Cell Discovery (Feb 2024)
Deep learning models incorporating endogenous factors beyond DNA sequences improve the prediction accuracy of base editing outcomes
Abstract
Abstract Adenine base editors (ABEs) and cytosine base editors (CBEs) enable the single nucleotide editing of targeted DNA sites avoiding generation of double strand breaks, however, the genomic features that influence the outcomes of base editing in vivo still remain to be characterized. High-throughput datasets from lentiviral integrated libraries were used to investigate the sequence features affecting base editing outcomes, but the effects of endogenous factors beyond the DNA sequences are still largely unknown. Here the base editing outcomes of ABE and CBE were evaluated in mammalian cells for 5012 endogenous genomic sites and 11,868 genome-integrated target sequences, with 4654 genomic sites sharing the same target sequences. The comparative analyses revealed that the editing outcomes of ABE and CBE at endogenous sites were substantially different from those obtained using genome-integrated sequences.
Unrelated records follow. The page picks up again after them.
### bayesian_dlms_amd/csrc/dlm_sampler16.hip

```cpp
#include "dlm_internal.h"
#include "dlm_wave.h"
#include "../../include/dlm_engine.h"

namespace dlm {
namespace s16 {

constexpr int IL = 17;
constexpr int IMG = 16 * IL;

__device__ __forceinline__ d4 mm(const d4& x, const d4& y, int rows) {
  d4 acc = {0.0, 0.0, 0.0, 0.0};
#pragma unroll
  for (int r = 0; r < 4; ++r)
    if (4 * r < rows) acc = __builtin_amdgcn_mfma_f64_16x16x4f64(x[r], y[r], acc, 0, 0, 0);
  return acc;
}
__device__ __forceinline__ void to_img(const d4& x, double* img, int g, int c) {
#pragma unroll
  for (int r = 0; r < 4; ++r) img[(4 * r + g) * IL + c] = x[r];
}
__device__ __forceinline__ d4 transposed(const d4& x, double* img, int g, int c) {
  to_img(x, img, g, c);
  wave_sync();
  d4 y;
// ... 1137 lines not shown
}

#ifndef DLM_RTS_SHARED_MIN
#define DLM_RTS_SHARED_MIN 2048
#endif
#ifndef DLM_RTS_SHARED_MIN_TEXTBOOK
#define DLM_RTS_SHARED_MIN_TEXTBOOK 6144
#endif
bool rts_shared_eligible(const KArgs& a, bool textbook) {
  return sampler_shared_model_ok(a) && a.y && !(a.flags & (DLM_OPT_FORCE_GENERIC | DLM_OPT_SMOOTHER_PER_SERIES | DLM_OPT_NO_STEADY)) &&
         (a.N >= (textbook ? DLM_RTS_SHARED_MIN_TEXTBOOK : DLM_RTS_SHARED_MIN) || (a.flags & DLM_OPT_NO_SMALL_BATCH));
}
static size_t rts_key_bytes() { return up64((size_t)RTS_KEY_WORDS * 4); }
size_t rts_shared_ws_bytes(const KArgs& a) {
  const size_t n1 = (size_t)a.T + 1, rec = (size_t)a.d + (size_t)a.d * a.d;
  return 64 + rts_key_bytes() + up64(n1 * s16::RJ_ROW * 8) + up64(n1 * rec * 8) + up64(n1);
}
void rts_shared_carve(void* ws, const KArgs& a, RtsTabs& tb, RtsKeep& keep) {
  const size_t n1 = (size_t)a.T + 1, rec = (size_t)a.d + (size_t)a.d * a.d;
  char* p = (char*)ws;
  keep.ctl = (int*)p; p += 64;
  keep.key = (unsigned*)p; p += rts_key_bytes();
  tb.jrows = (double*)p; p += up64(n1 * s16::RJ_ROW * 8);
  tb.srec = (double*)p;  p += up64(n1 * rec * 8);
  tb.need = (unsigned char*)p;
  tb.status = keep.ctl; tb.gaps = tb.status + 8; tb.skip = tb.status + 9;
  tb.crec = nullptr; tb.crec_stride = 0;
}
static RtsKeySrc rts_key_of(const KArgs& a, int K, const SparseT* tabs_dev) {
  RtsKeySrc s;
  s.d = a.d; s.T = a.T; s.K = K; s.flags = a.flags & RTS_KEY_FLAGS;
  s.F = a.F; s.V = a.V; s.W = a.W; s.C0 = a.C0; s.sp = tabs_dev;
  return s;
}
hipError_t launch_rts_key_check(const KArgs& a, int K, const SparseT* tabs_dev, const RtsKeep& keep, bool no_reuse, hipStream_t s) {
  if (a.d < 1 || a.d > 15) return hipErrorInvalidValue;
  return launch(s16::k_rts_key_check, dim3(1), dim3(256), 0, s, rts_key_of(a, K, tabs_dev), (const unsigned*)keep.key, keep.ctl, no_reuse ? 1 : 0);
}
hipError_t launch_rts_key_commit(const KArgs& a, int K, const SparseT* tabs_dev, const RtsKeep& keep, bool no_reuse, hipStream_t s) {
  if (a.d < 1 || a.d > 15) return hipErrorInvalidValue;
// ... 69 lines not shown
```

### bayesian_dlms_amd/csrc/dlm_sparse16.hip

```cpp
#include "dlm_internal.h"
#include "dlm_wave.h"
#include "../../include/dlm_engine.h"

namespace dlm {

constexpr int LD = 17;
constexpr int IMG = 16 * LD;
constexpr int WAVE_LDS = 2 * IMG + 8 * 16 + 2;

#ifndef DLM_SM_WAVES
#define DLM_SM_WAVES 4
#endif
#ifndef DLM_FI_WAVES
#define DLM_FI_WAVES 5
#endif
#ifndef DLM_SM_WAVES_K2
#define DLM_SM_WAVES_K2 5
#endif
constexpr int SM_WAVES_K2 = DLM_SM_WAVES_K2;
constexpr int SM_WAVES = DLM_SM_WAVES, FI_WAVES = DLM_FI_WAVES;

#ifdef DLM_STAMP
#define STAMP(k) { const unsigned long long _t = stamp(); seg[k] += _t - tlast; tlast = _t; }
#else
// ... 377 lines not shown
    } else {
      cc = R;
      steady = false;
      settle_reset(settle);
      bst128(rside, offS, (t + 1) * 16, __builtin_nan(""), __builtin_nan(""));
    }
    if (fq && lane == 0) { fq[2 * (t + 1)] = f; fq[2 * (t + 1) + 1] = Q; }
    const int so = (t + 1) * recb;
#pragma unroll
    for (int r = 0; r < 4; ++r) bst(rout, offA[r], so, cc[r]);
    wave_sync();
  }
  if (LL && a.loglik && lane == 0) a.loglik[n] = ll;
  if (!COV && a.counters && lane == 0) {
    if (nsteady) atomicAdd(&a.counters[0], (unsigned long long)nsteady);
    if (a.route) atomicAdd(&a.counters[3], 1ull);
  }
  bool bad = false;
#pragma unroll
  for (int r = 0; r < 4; ++r) bad |= va[r] && !isfinite(cc[r]);
  if (__ballot(bad) != 0ull) st |= DLM_ST_NONFINITE;
  if (a.status && lane == 0 && st) atomicOr(&a.status[n], st);
}

template <int K, bool SIM, bool IRR, bool LL = false>
__global__ __launch_bounds__(256, SIM ? 4 : FI_WAVES) void k_filter_sp16(KArgs a, const SparseT* __restrict__ sp,
                                                     double* __restrict__ side, double* __restrict__ xplus) {
  __shared__ __attribute__((aligned(16))) double lds[4 * WAVE_LDS + (SIM ? 4 * IMG : 0)];
  filter_body<K, SIM, IRR, LL>(a, sp, side, xplus, lds);
}
template <int K>
__global__ __launch_bounds__(64) void k_cov_filter_sp16(KArgs a, const SparseT* __restrict__ sp, double* __restrict__ side,
                                                        double* __restrict__ kftab, const int* __restrict__ skip) {
  if (skip && *skip) return;
  __shared__ __attribute__((aligned(16))) double lds[4 * WAVE_LDS];
  __builtin_amdgcn_s_setprio(3);
  filter_body<K, false, false, false, true>(a, sp, side, nullptr, lds, kftab);
}

__global__ __launch_bounds__(64) void k_cov_fill_sp16(double* __restrict__ ftab, int rowd, double* __restrict__ cside, const int* __restrict__ settle, int T) {
  const int t = blockIdx.x, ts = settle[0];
  if (t <= ts || t > T) return;
  const double* src = ftab + (size_t)ts * rowd;
  double* dst = ftab + (size_t)t * rowd;
  for (int i = threadIdx.x; i < rowd; i += 64) dst[i] = src[i];
  if (threadIdx.x < 2) cside[2 * (size_t)t + threadIdx.x] = cside[2 * (size_t)ts + threadIdx.x];
}

constexpr int SM_LDS = 2 * IMG + 3 * 16 + 2;
template <int K, bool IRR, bool PIPE = false, bool COV = false, bool PLAIN = false>
__device__ __forceinline__ void smoother_body(const KArgs& a, const SparseT* __restrict__ sp, const double* __restrict__ side,
                                              double* lds , char* ring_all, double* __restrict__ kbtab = nullptr) {
  const int lane = threadIdx.x & 63;
  const int wave = __builtin_amdgcn_readfirstlane(threadIdx.x >> 6);
  const int n = blockIdx.x * (int)(blockDim.x >> 6) + wave;
// ... 486 lines not shown
  if (__ballot(vc && !isfinite(thn)) != 0ull) st |= DLM_ST_NONFINITE;
  if (a.stats) {
    const int L = stats_len(d, 1, a.flags);
    double* sout = a.stats + (size_t)n * L;
    if (lane == 0) { sout[0] = ssy; sout[1] = nob; sout[L - 1] = (double)T; }
    if (outer) {
#pragma unroll
      for (int r = 0; r < 4; ++r) { const int i = 4 * r + g; if (i < d && vc) sout[2 + i + c * d] = so[r]; }
    } else if (g == 0 && vc) sout[2 + c] = ssc;
  }
  if (a.status && lane == 0 && st) atomicOr(&a.status[n], st);
}


constexpr int MEAN4_LDS = 6 * 64;
constexpr int MEAN_AHEAD = 8;

template <int K, int NP, int MODE>
__global__ __launch_bounds__(256) void k_mean_filter_sp16(KArgs a, const SparseT* __restrict__ sp, CovTabs tb) {
  constexpr bool REC = MODE != 0, CMP = MODE != 1;
  constexpr int NS = (REC ? NP : 0) + (CMP ? 1 : 0);
  __shared__ __attribute__((aligned(16))) double lds[4 * MEAN4_LDS];
  extern __shared__ __attribute__((aligned(16))) char ring_all[];
  const int lane = threadIdx.x & 63;
  const int wave = __builtin_amdgcn_readfirstlane(threadIdx.x >> 6);
  const int n0 = 4 * (blockIdx.x * (int)(blockDim.x >> 6) + wave);
  if (n0 >= a.N) return;
  const int j = lane >> 4, c = lane & 15;
  const int nser = a.N - n0 < 4 ? a.N - n0 : 4;
  const bool have = j < nser;
  const int n = have ? n0 + j : n0;
  double* vM = lds + wave * MEAN4_LDS;
  double* vW = vM + 64;
  double* vA = vW + 64;
  double* vH = vA + 64;
  const int d = a.d, T = a.T, rec = d + d * d, recb = rec * 8, frow = recb + 128;
  const bool vc = c < d;
  int idx[K];
  double val[K];
#pragma unroll
  for (int s = 0; s < K; ++s) { idx[s] = 16 * j + sp[0].idx[c][s]; val[s] = sp[0].val[c][s]; }
  const double V = a.V[0];
  const double* m0 = a.m0 + (size_t)n * a.m0_stride;
  const double* y = a.y + (size_t)n * T;
  const size_t sbytes = (size_t)(T + 1) * recb;
  char* bout = REC ? (char*)a.filt + (size_t)n0 * sbytes : nullptr;
  const __amdgpu_buffer_rsrc_t rout = mk_rsrc(bout, REC ? (size_t)nser * sbytes : 0);
  const __amdgpu_buffer_rsrc_t rcmp = mk_rsrc(CMP ? (char*)(tb.mc + (size_t)(n0 / 4) * (T + 1) * 64) : nullptr, CMP ? (size_t)(T + 1) * 512 : 0);
  const int offmc = have ? lane * 8 : OOB;
  double* eqn = tb.eq + (size_t)n * (T + 1);
  const double Fc = vc ? a.F[c] : 0.0;
  double F4[4];
#pragma unroll
  for (int k = 0; k < 4; ++k) F4[k] = ((c & 3) + 4 * k < d) ? a.F[(c & 3) + 4 * k] : 0.0;
  const int npc = rec / 2;
  unsigned psrc[NP];
  int pdst[NP], pser[NP];
#pragma unroll
  for (int k = 0; k < NP; ++k) {
    const int q = 64 * k + lane, sj = q / npc, pp = q - sj * npc;
    pser[k] = sj;
    pdst[k] = sj < nser ? (int)((size_t)sj * sbytes) + pp * 16 : OOB;
    psrc[k] = pp < 8 ? (0x80000000u | (unsigned)((16 * (sj & 3) + 2 * pp) * 8)) : (unsigned)(pp * 16);
  }
  const unsigned vH_lds = lds_addr_of(vH);
  char* ring = ring_all + wave * 2 * frow;
  const unsigned ring_lds = lds_addr_of(ring);
  const unsigned pkf = recb + c * 8, ptd = c * 8;
  const i4 rtab = rsrc_words(tb.ftab, (unsigned)((size_t)(T + 1) * frow));
  const int nrow = frow / 16;
  lds_dma<4>(rtab, ring_lds, 0, lane, nrow);
  lds_dma<4>(rtab, ring_lds + frow, frow, lane, nrow);
  double mcol = vc ? m0[c] : 0.0, mrow = mcol;
  int st = (V > 0.0) ? 0 : DLM_ST_NOT_PD;
  unsigned nsteady = 0;
  bool dead = !have;
  unsigned deadmask = (unsigned)(0xf << nser) & 0xf;
  vM[lane] = mcol; vW[lane] = mrow;
  double yk[4];
#pragma unroll
  for (int k = 0; k < 4; ++k) yk[k] = (16 * k + c < T) ? y[16 * k + c] : 0.0;
  asm volatile("" ::"v"(yk[0]), "v"(yk[1]), "v"(yk[2]), "v"(yk[3]));
  double ek[4] = {__builtin_nan(""), 0.0, 0.0, 0.0};
  wave_sync();
  vm_wait<1>();

  auto store = [&](const d2 (&pc)[NP], int so) {
#pragma unroll
    for (int k = 0; k < NP; ++k) bst128(rout, ((deadmask >> pser[k]) & 1u) ? OOB : pdst[k], so, pc[k]);
  };
  if constexpr (REC) {
    d2 pc[NP];
    {
      double td = lds_read64<0>(ring_lds + ptd);
      asm volatile("s_waitcnt lgkmcnt(0)" : "+v"(td)::"memory");
      vH[lane] = vc ? mcol : td;
      wave_sync();
#pragma unroll
      for (int k = 0; k < NP; ++k) pc[k] = lds_read128((psrc[k] & 0x80000000u) ? vH_lds + (psrc[k] & 0x7fffffffu) : ring_lds + psrc[k]);
      lds_wait<NP>(pc);
    }
    lds_dma<4>(rtab, ring_lds, (T >= 2 ? 2 : T) * frow, lane, nrow);
    store(pc, 0);
  } else lds_dma<4>(rtab, ring_lds, (T >= 2 ? 2 : T) * frow, lane, nrow);
  if constexpr (CMP) bst(rcmp, offmc, 0, vc ? mcol : 0.0);
  for (int t = 0; t < T; ++t) {
    if (t > 0 && (t & 63) == 0) {
#pragma unroll
      for (int k = 0; k < 4; ++k) yk[k] = (t + 16 * k + c < T) ? y[t + 16 * k + c] : 0.0;
      asm volatile("" ::"v"(yk[0]), "v"(yk[1]), "v"(yk[2]), "v"(yk[3]));
    }
    const int kk = (t >> 4) & 3;
    const double yt = row_pick(kk == 0 ? yk[0] : kk == 1 ? yk[1] : kk == 2 ? yk[2] : yk[3], lane, t & 15);
    if (!dead && !(yt == yt)) {
      dead = true;
      if (c == 0) a.route[n] = 1;
    }
    deadmask = 0;
#pragma unroll
    for (int q = 0; q < 4; ++q) deadmask |= (__builtin_amdgcn_readlane((int)dead, 16 * q) & 1) << q;
    if (deadmask == 0xfu) break;
    if (t == 0) vm_wait<NS + 1>(); else vm_wait<2 * NS + 1>();
    const unsigned slot = ring_lds + ((t + 1) & 1) * frow;
    double kfc = lds_read64<0>(slot + pkf);
    asm volatile("s_waitcnt lgkmcnt(0)" : "+v"(kfc)::"memory");
    const double rqs = readlane_d(kfc, 15);
    const double rq = fabs(rqs);
    double ac = vW[idx[0]] * val[0];
#pragma unroll
    for (int s = 1; s < K; ++s) ac = fma(vW[idx[s]], val[s], ac);
    double e, erq;
    if (rqs < 0.0) {
      nsteady += 4 - __builtin_popcount(deadmask);
      const double f = row_lane0(row_sum(Fc * ac), lane);
      e = yt - f; erq = e * rq;
      mcol = fma(kfc, e, ac);
      mrow = mcol;
    } else {
      double ar = vM[idx[0]] * val[0];
#pragma unroll
      for (int s = 1; s < K; ++s) ar = fma(vM[idx[s]], val[s], ar);
      vA[lane] = ac;
      wave_sync();
      double pf = 0.0;
#pragma unroll
      for (int k = 0; k < 4; ++k) pf = fma(vA[16 * j + (c & 3) + 4 * k], F4[k], pf);
      pf = pf + dpp_mov<0xB1>(pf);
      const double f = pf + dpp_mov<0x4E>(pf);
      e = yt - f; erq = e * rq;
      mcol = fma(kfc, erq, ac);
      mrow = fma(kfc * rq, e, ar);
    }
    {
      const int k1 = ((t + 1) >> 4) & 3;
      const bool mine = c == ((t + 1) & 15);
      ek[0] = (mine && k1 == 0) ? erq : ek[0]; ek[1] = (mine && k1 == 1) ? erq : ek[1];
      ek[2] = (mine && k1 == 2) ? erq : ek[2]; ek[3] = (mine && k1 == 3) ? erq : ek[3];
      if (((t + 1) & 63) == 63 || t + 1 == T) {
        const int base = (t + 1) & ~63;
#pragma unroll
        for (int k = 0; k < 4; ++k) if (!dead && base + 16 * k + c <= t + 1) eqn[base + 16 * k + c] = ek[k];
      }
    }
    wave_sync();
    vM[lane] = vc ? mcol : 0.0; vW[lane] = vc ? mrow : 0.0;
    wave_sync();
    if constexpr (REC) {
      d2 pc[NP];
      {
        double td = lds_read64<0>(slot + ptd);
        asm volatile("s_waitcnt lgkmcnt(0)" : "+v"(td)::"memory");
        vH[lane] = vc ? mcol : td;
        wave_sync();
#pragma unroll
        for (int k = 0; k < NP; ++k) pc[k] = lds_read128((psrc[k] & 0x80000000u) ? vH_lds + (psrc[k] & 0x7fffffffu) : slot + psrc[k]);
        lds_wait<NP>(pc);
      }
      { const int tn = t + 3 <= T ? t + 3 : T; lds_dma<4>(rtab, slot, tn * frow, lane, nrow); }
      store(pc, (t + 1) * recb);
    } else { const int tn = t + 3 <= T ? t + 3 : T; lds_dma<4>(rtab, slot, tn * frow, lane, nrow); }
    if constexpr (CMP) bst(rcmp, dead ? OOB : offmc, (t + 1) * 512, vc ? mcol : 0.0);
  }
  vm_wait<0>();
  if (have && !dead && c == 0) a.route[n] = 0;
  if (a.counters && lane == 0) { atomicAdd(&a.counters[2], (unsigned long long)(4 - __builtin_popcount(deadmask))); if (nsteady) atomicAdd(&a.counters[0], (unsigned long long)nsteady); }
  const unsigned long long badl = __ballot(!dead && vc && !isfinite(mcol));
  if (have && !dead && c == 0) {
    const int sj = st | (((badl >> (16 * j)) & 0xffffull) ? DLM_ST_NONFINITE : 0);
    if (a.status && sj) atomicOr(&a.status[n], sj);
  }
}
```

We found that the base editing efficiency at endogenous target sites of both ABE and CBE was influenced by endogenous factors, including epigenetic modifications and transcriptional activity. A deep-learning algorithm referred as BE_Endo, was developed based on the endogenous factors and sequence information from our genomic datasets, and it yielded unprecedented accuracy in predicting the base editing outcomes. These findings along with the developed computational algorithms may facilitate future application of BEs for scientific research and clinical gene therapy.